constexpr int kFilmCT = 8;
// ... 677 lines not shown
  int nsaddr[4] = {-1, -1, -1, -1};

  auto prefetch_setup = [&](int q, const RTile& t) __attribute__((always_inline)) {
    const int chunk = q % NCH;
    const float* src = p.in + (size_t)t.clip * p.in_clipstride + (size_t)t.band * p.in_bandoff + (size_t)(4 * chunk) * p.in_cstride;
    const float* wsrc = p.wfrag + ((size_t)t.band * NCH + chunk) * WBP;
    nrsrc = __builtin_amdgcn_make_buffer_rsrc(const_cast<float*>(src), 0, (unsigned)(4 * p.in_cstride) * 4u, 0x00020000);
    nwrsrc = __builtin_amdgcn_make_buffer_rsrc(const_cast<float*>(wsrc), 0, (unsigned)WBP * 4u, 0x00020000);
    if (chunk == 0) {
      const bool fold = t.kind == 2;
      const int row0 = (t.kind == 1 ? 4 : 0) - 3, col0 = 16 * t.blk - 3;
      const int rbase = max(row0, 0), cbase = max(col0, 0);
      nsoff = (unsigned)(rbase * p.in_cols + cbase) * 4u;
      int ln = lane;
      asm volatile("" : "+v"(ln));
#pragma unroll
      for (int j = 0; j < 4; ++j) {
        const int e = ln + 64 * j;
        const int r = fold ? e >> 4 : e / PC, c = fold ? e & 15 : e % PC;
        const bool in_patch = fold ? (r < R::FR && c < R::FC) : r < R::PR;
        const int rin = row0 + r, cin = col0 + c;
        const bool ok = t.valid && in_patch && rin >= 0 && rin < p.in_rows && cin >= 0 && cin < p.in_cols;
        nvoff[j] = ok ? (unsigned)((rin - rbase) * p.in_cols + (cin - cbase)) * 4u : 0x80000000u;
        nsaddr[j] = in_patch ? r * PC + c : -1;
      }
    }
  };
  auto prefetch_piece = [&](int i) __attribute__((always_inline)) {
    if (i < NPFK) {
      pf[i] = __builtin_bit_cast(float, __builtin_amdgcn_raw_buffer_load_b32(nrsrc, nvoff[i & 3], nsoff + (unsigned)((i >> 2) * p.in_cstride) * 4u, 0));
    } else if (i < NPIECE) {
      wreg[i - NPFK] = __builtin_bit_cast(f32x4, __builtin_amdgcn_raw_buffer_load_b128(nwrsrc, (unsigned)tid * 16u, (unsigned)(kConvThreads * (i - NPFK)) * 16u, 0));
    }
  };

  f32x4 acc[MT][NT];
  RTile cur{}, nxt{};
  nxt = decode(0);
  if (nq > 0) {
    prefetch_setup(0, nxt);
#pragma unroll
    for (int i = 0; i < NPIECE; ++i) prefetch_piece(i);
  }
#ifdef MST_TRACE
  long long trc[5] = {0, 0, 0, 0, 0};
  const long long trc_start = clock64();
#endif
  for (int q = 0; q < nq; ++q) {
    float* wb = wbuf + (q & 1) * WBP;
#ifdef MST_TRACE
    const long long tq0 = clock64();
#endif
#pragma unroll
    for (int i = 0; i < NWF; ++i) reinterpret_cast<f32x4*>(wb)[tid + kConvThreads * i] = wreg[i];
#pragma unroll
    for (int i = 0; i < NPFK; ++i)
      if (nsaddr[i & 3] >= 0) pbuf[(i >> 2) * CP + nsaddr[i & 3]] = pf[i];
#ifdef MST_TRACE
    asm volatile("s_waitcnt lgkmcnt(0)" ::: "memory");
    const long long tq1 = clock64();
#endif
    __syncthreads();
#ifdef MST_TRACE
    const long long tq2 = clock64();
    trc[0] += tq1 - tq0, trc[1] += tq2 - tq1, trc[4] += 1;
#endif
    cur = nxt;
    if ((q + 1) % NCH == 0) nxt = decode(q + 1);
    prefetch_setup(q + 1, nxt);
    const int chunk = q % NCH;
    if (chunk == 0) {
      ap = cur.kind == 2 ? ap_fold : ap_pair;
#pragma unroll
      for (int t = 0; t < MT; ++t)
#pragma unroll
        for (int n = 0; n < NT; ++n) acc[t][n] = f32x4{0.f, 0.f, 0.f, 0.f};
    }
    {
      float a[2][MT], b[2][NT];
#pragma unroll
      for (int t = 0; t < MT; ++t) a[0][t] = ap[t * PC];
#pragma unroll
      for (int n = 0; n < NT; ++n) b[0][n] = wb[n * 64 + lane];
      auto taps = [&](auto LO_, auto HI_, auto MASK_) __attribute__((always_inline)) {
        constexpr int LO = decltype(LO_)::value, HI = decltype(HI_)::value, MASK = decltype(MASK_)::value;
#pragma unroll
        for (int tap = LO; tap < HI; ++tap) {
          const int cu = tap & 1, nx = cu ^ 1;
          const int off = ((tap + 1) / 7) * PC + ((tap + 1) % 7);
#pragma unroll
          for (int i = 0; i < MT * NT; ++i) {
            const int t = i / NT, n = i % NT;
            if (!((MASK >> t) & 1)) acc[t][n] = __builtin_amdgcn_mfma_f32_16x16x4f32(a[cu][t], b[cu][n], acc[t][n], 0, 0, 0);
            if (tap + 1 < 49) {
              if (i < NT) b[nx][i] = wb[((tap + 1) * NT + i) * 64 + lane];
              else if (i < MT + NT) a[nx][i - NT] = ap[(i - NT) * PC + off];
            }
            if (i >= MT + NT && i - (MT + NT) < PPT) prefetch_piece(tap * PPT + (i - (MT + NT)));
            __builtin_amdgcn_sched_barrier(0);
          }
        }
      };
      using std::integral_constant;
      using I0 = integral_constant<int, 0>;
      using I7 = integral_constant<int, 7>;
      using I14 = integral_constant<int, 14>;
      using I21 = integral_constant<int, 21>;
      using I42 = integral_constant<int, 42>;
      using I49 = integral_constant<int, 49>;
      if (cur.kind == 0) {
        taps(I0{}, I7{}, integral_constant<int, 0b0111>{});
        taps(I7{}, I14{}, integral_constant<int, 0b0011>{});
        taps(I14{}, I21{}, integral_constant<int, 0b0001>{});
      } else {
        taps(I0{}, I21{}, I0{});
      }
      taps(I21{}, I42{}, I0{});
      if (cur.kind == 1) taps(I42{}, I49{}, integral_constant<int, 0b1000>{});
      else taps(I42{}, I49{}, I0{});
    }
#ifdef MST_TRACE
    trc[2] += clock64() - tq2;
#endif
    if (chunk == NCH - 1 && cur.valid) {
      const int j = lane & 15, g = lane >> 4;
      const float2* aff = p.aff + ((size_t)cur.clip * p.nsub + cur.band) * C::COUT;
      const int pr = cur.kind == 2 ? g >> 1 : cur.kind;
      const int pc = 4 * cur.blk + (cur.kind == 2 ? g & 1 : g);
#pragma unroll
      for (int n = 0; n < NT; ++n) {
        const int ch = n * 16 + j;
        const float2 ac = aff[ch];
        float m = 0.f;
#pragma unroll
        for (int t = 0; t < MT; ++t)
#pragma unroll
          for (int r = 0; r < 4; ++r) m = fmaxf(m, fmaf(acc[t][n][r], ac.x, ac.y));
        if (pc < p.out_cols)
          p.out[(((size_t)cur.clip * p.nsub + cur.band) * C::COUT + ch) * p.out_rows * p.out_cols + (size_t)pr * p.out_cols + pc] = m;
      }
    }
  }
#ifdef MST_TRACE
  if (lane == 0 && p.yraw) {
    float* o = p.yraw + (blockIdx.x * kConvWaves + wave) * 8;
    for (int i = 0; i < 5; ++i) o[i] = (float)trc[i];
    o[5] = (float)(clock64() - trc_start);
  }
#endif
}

--

WORK REQUIRED. Would you transcribe the entire listing above without any deviation?

RESPONSE.
constexpr int kFilmCT = 8;
// ... 677 lines not shown
  int nsaddr[4] = {-1, -1, -1, -1};

  auto prefetch_setup = [&](int q, const RTile& t) __attribute__((always_inline)) {
    const int chunk = q % NCH;
    const float* src = p.in + (size_t)t.clip * p.in_clipstride + (size_t)t.band * p.in_bandoff + (size_t)(4 * chunk) * p.in_cstride;
    const float* wsrc = p.wfrag + ((size_t)t.band * NCH + chunk) * WBP;
    nrsrc = __builtin_amdgcn_make_buffer_rsrc(const_cast<float*>(src), 0, (unsigned)(4 * p.in_cstride) * 4u, 0x00020000);
    nwrsrc = __builtin_amdgcn_make_buffer_rsrc(const_cast<float*>(wsrc), 0, (unsigned)WBP * 4u, 0x00020000);
    if (chunk == 0) {
      const bool fold = t.kind == 2;
      const int row0 = (t.kind == 1 ? 4 : 0) - 3, col0 = 16 * t.blk - 3;
      const int rbase = max(row0, 0), cbase = max(col0, 0);
      nsoff = (unsigned)(rbase * p.in_cols + cbase) * 4u;
      int ln = lane;
      asm volatile("" : "+v"(ln));
#pragma unroll
      for (int j = 0; j < 4; ++j) {
        const int e = ln + 64 * j;
        const int r = fold ? e >> 4 : e / PC, c = fold ? e & 15 : e % PC;
        const bool in_patch = fold ? (r < R::FR && c < R::FC) : r < R::PR;
        const int rin = row0 + r, cin = col0 + c;
        const bool ok = t.valid && in_patch && rin >= 0 && rin < p.in_rows && cin >= 0 && cin < p.in_cols;
        nvoff[j] = ok ? (unsigned)((rin - rbase) * p.in_cols + (cin - cbase)) * 4u : 0x80000000u;
        nsaddr[j] = in_patch ? r * PC + c : -1;
      }
    }
  };
  auto prefetch_piece = [&](int i) __attribute__((always_inline)) {
    if (i < NPFK) {
      pf[i] = __builtin_bit_cast(float, __builtin_amdgcn_raw_buffer_load_b32(nrsrc, nvoff[i & 3], nsoff + (unsigned)((i >> 2) * p.in_cstride) * 4u, 0));
    } else if (i < NPIECE) {
      wreg[i - NPFK] = __builtin_bit_cast(f32x4, __builtin_amdgcn_raw_buffer_load_b128(nwrsrc, (unsigned)tid * 16u, (unsigned)(kConvThreads * (i - NPFK)) * 16u, 0));
    }
  };

  f32x4 acc[MT][NT];
  RTile cur{}, nxt{};
  nxt = decode(0);
  if (nq > 0) {
    prefetch_setup(0, nxt);
#pragma unroll
    for (int i = 0; i < NPIECE; ++i) prefetch_piece(i);
  }
#ifdef MST_TRACE
  long long trc[5] = {0, 0, 0, 0, 0};
  const long long trc_start = clock64();
#endif
  for (int q = 0; q < nq; ++q) {
    float* wb = wbuf + (q & 1) * WBP;
#ifdef MST_TRACE
    const long long tq0 = clock64();
#endif
#pragma unroll
    for (int i = 0; i < NWF; ++i) reinterpret_cast<f32x4*>(wb)[tid + kConvThreads * i] = wreg[i];
#pragma unroll
    for (int i = 0; i < NPFK; ++i)
      if (nsaddr[i & 3] >= 0) pbuf[(i >> 2) * CP + nsaddr[i & 3]] = pf[i];
#ifdef MST_TRACE
    asm volatile("s_waitcnt lgkmcnt(0)" ::: "memory");
    const long long tq1 = clock64();
#endif
    __syncthreads();
#ifdef MST_TRACE
    const long long tq2 = clock64();
    trc[0] += tq1 - tq0, trc[1] += tq2 - tq1, trc[4] += 1;
#endif
    cur = nxt;
    if ((q + 1) % NCH == 0) nxt = decode(q + 1);
    prefetch_setup(q + 1, nxt);
    const int chunk = q % NCH;
    if (chunk == 0) {
      ap = cur.kind == 2 ? ap_fold : ap_pair;
#pragma unroll
      for (int t = 0; t < MT; ++t)
#pragma unroll
        for (int n = 0; n < NT; ++n) acc[t][n] = f32x4{0.f, 0.f, 0.f, 0.f};
    }
    {
      float a[2][MT], b[2][NT];
#pragma unroll
      for (int t = 0; t < MT; ++t) a[0][t] = ap[t * PC];
#pragma unroll
      for (int n = 0; n < NT; ++n) b[0][n] = wb[n * 64 + lane];
      auto taps = [&](auto LO_, auto HI_, auto MASK_) __attribute__((always_inline)) {
        constexpr int LO = decltype(LO_)::value, HI = decltype(HI_)::value, MASK = decltype(MASK_)::value;
#pragma unroll
        for (int tap = LO; tap < HI; ++tap) {
          const int cu = tap & 1, nx = cu ^ 1;
          const int off = ((tap + 1) / 7) * PC + ((tap + 1) % 7);
#pragma unroll
          for (int i = 0; i < MT * NT; ++i) {
            const int t = i / NT, n = i % NT;
            if (!((MASK >> t) & 1)) acc[t][n] = __builtin_amdgcn_mfma_f32_16x16x4f32(a[cu][t], b[cu][n], acc[t][n], 0, 0, 0);
            if (tap + 1 < 49) {
              if (i < NT) b[nx][i] = wb[((tap + 1) * NT + i) * 64 + lane];
              else if (i < MT + NT) a[nx][i - NT] = ap[(i - NT) * PC + off];
            }
            if (i >= MT + NT && i - (MT + NT) < PPT) prefetch_piece(tap * PPT + (i - (MT + NT)));
            __builtin_amdgcn_sched_barrier(0);
          }
        }
      };
      using std::integral_constant;
      using I0 = integral_constant<int, 0>;
      using I7 = integral_constant<int, 7>;
      using I14 = integral_constant<int, 14>;
      using I21 = integral_constant<int, 21>;
      using I42 = integral_constant<int, 42>;
      using I49 = integral_constant<int, 49>;
      if (cur.kind == 0) {
        taps(I0{}, I7{}, integral_constant<int, 0b0111>{});
        taps(I7{}, I14{}, integral_constant<int, 0b0011>{});
        taps(I14{}, I21{}, integral_constant<int, 0b0001>{});
      } else {
        taps(I0{}, I21{}, I0{});
      }
      taps(I21{}, I42{}, I0{});
      if (cur.kind == 1) taps(I42{}, I49{}, integral_constant<int, 0b1000>{});
      else taps(I42{}, I49{}, I0{});
    }
#ifdef MST_TRACE
    trc[2] += clock64() - tq2;
#endif
    if (chunk == NCH - 1 && cur.valid) {
      const int j = lane & 15, g = lane >> 4;
      const float2* aff = p.aff + ((size_t)cur.clip * p.nsub + cur.band) * C::COUT;
      const int pr = cur.kind == 2 ? g >> 1 : cur.kind;
      const int pc = 4 * cur.blk + (cur.kind == 2 ? g & 1 : g);
#pragma unroll
      for (int n = 0; n < NT; ++n) {
        const int ch = n * 16 + j;
        const float2 ac = aff[ch];
        float m = 0.f;
#pragma unroll
        for (int t = 0; t < MT; ++t)
#pragma unroll
          for (int r = 0; r < 4; ++r) m = fmaxf(m, fmaf(acc[t][n][r], ac.x, ac.y));
        if (pc < p.out_cols)
          p.out[(((size_t)cur.clip * p.nsub + cur.band) * C::COUT + ch) * p.out_rows * p.out_cols + (size_t)pr * p.out_cols + pc] = m;
      }
    }
  }
#ifdef MST_TRACE
  if (lane == 0 && p.yraw) {
    float* o = p.yraw + (blockIdx.x * kConvWaves + wave) * 8;
    for (int i = 0; i < 5; ++i) o[i] = (float)trc[i];
    o[5] = (float)(clock64() - trc_start);
  }
#endif
}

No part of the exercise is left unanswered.